Every line from the one with "void prepass(const PNode&" to the one with "4, cudaMemcpyHostToDevice, ctx->stream));", including those two, is to be copied exactly; all other lines of the entries below are left out.

(Exercise inputs)

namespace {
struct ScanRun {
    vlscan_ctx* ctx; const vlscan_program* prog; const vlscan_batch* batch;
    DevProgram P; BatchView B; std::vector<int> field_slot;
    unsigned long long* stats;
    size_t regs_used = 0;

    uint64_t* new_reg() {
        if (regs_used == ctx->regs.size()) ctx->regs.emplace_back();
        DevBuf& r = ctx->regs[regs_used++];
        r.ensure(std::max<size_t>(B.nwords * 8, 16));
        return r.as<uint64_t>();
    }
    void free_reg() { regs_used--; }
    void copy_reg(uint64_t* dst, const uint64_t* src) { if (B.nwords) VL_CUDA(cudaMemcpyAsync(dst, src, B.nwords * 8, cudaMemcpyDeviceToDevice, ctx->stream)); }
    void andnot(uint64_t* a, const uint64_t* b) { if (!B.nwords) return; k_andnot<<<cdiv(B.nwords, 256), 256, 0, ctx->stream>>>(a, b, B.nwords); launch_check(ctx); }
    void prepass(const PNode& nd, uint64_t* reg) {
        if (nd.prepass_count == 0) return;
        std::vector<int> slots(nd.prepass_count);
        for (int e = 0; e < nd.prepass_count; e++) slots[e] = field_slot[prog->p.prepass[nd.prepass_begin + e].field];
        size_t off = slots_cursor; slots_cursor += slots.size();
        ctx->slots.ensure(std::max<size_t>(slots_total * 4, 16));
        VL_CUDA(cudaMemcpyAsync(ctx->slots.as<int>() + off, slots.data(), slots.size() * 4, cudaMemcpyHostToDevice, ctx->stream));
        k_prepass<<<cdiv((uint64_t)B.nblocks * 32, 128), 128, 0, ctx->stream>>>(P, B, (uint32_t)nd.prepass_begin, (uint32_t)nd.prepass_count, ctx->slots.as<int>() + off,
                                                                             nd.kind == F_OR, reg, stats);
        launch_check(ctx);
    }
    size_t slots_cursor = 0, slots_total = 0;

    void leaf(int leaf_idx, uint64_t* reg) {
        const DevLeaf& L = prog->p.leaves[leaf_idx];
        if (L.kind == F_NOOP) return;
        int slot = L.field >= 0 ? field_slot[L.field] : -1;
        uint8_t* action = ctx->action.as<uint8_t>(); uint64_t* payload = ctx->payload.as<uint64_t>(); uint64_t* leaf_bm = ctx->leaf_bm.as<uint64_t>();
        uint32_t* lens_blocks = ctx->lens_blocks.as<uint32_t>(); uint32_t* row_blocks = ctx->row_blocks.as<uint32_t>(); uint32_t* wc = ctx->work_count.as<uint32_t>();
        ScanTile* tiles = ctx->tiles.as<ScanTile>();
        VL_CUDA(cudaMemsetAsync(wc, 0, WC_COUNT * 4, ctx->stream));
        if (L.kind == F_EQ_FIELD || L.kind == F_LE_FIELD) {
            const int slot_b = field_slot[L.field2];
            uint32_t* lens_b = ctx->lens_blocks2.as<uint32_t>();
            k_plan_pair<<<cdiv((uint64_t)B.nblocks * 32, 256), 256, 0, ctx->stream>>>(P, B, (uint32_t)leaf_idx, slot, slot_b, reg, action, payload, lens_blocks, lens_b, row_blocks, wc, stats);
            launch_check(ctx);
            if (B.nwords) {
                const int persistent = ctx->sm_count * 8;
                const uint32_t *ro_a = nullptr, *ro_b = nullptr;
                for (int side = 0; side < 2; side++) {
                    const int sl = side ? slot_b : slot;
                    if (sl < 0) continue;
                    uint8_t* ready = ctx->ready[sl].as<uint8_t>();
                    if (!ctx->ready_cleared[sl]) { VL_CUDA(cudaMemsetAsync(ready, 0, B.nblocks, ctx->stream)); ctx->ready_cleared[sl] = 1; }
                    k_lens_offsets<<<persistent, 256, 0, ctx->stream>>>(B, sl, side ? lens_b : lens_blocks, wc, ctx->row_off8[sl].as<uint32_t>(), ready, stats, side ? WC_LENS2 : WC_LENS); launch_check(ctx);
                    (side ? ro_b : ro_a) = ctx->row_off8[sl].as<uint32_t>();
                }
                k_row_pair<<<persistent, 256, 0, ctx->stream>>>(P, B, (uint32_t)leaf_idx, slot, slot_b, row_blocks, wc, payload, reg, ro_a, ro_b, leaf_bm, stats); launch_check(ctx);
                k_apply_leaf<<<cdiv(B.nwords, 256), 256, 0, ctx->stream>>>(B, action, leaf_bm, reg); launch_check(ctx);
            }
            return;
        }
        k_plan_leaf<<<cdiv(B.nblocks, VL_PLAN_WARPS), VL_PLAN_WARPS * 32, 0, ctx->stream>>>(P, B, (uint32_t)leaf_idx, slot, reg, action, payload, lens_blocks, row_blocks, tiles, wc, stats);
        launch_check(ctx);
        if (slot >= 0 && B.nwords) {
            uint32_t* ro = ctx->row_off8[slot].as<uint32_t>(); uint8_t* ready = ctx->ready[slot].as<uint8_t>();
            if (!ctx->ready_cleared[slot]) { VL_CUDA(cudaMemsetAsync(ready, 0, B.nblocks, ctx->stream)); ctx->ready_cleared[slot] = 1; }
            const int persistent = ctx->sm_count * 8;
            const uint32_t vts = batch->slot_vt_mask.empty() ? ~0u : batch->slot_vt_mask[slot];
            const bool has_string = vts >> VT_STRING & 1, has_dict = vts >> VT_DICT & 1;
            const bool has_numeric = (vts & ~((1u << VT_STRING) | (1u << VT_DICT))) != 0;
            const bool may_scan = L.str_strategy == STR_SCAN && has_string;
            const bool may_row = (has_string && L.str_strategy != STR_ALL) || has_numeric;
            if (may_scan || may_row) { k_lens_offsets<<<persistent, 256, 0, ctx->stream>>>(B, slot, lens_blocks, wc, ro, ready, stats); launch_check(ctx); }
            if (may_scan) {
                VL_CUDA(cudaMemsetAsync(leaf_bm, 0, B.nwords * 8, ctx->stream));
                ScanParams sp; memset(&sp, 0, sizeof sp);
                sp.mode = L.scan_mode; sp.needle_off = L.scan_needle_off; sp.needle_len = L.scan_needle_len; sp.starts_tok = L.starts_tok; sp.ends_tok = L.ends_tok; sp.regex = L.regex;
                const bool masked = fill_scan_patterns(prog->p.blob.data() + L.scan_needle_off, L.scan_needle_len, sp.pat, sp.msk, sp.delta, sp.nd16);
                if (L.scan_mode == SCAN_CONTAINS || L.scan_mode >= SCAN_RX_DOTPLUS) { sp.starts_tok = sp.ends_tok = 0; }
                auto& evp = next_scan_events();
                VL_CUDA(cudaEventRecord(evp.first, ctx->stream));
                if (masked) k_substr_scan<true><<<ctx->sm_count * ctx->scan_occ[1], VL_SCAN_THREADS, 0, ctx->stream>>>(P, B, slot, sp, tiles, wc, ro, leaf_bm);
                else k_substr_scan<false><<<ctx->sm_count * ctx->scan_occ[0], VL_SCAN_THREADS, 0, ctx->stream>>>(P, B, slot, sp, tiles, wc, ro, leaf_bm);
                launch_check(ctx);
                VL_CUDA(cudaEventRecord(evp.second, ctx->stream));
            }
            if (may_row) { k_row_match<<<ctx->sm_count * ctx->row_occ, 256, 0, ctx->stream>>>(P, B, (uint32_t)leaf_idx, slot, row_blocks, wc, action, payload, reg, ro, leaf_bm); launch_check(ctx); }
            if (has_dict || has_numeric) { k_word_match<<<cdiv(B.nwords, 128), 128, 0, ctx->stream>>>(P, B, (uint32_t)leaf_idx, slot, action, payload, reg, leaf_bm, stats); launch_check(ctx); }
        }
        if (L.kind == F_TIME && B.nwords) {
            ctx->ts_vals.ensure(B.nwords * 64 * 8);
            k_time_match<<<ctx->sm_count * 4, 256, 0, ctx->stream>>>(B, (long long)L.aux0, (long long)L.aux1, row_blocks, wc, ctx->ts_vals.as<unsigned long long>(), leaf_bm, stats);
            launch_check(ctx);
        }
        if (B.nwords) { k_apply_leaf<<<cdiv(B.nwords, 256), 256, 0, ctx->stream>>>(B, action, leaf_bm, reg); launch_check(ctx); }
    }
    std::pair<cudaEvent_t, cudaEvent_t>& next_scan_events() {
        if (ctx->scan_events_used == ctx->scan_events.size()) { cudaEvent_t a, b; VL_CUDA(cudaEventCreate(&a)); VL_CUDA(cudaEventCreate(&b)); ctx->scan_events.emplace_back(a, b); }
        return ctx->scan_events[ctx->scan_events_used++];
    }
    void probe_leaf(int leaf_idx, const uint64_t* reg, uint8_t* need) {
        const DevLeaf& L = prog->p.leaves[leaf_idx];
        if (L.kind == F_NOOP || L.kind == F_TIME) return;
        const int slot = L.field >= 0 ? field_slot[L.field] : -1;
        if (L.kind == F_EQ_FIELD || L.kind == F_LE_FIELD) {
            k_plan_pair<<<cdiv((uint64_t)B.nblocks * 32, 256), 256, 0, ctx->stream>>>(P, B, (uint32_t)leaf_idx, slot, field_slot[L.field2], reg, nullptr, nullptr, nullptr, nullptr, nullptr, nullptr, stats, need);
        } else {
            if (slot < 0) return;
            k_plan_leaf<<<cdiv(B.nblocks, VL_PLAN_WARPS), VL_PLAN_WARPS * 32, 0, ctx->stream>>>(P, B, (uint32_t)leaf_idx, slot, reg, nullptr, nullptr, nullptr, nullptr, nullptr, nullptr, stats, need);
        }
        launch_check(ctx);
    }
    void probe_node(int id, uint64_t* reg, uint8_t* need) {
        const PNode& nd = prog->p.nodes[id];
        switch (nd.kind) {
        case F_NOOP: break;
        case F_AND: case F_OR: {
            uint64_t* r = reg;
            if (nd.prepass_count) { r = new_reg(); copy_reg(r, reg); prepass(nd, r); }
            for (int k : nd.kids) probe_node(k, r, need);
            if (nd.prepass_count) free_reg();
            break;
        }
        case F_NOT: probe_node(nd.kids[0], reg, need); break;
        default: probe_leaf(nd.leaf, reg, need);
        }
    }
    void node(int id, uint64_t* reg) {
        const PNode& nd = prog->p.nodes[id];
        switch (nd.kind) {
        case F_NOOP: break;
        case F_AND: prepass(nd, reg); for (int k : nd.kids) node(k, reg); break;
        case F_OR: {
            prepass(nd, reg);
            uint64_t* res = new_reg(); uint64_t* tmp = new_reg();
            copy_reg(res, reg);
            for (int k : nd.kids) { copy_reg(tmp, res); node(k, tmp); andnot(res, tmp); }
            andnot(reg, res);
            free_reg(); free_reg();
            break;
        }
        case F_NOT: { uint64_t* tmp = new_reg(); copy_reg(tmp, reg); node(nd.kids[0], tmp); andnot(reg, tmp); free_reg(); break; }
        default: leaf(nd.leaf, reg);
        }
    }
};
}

(End Exercise inputs)

Answer for the task ::
    void prepass(const PNode& nd, uint64_t* reg) {
        if (nd.prepass_count == 0) return;
        std::vector<int> slots(nd.prepass_count);
        for (int e = 0; e < nd.prepass_count; e++) slots[e] = field_slot[prog->p.prepass[nd.prepass_begin + e].field];
        size_t off = slots_cursor; slots_cursor += slots.size();
        ctx->slots.ensure(std::max<size_t>(slots_total * 4, 16));
        VL_CUDA(cudaMemcpyAsync(ctx->slots.as<int>() + off, slots.data(), slots.size() * 4, cudaMemcpyHostToDevice, ctx->stream));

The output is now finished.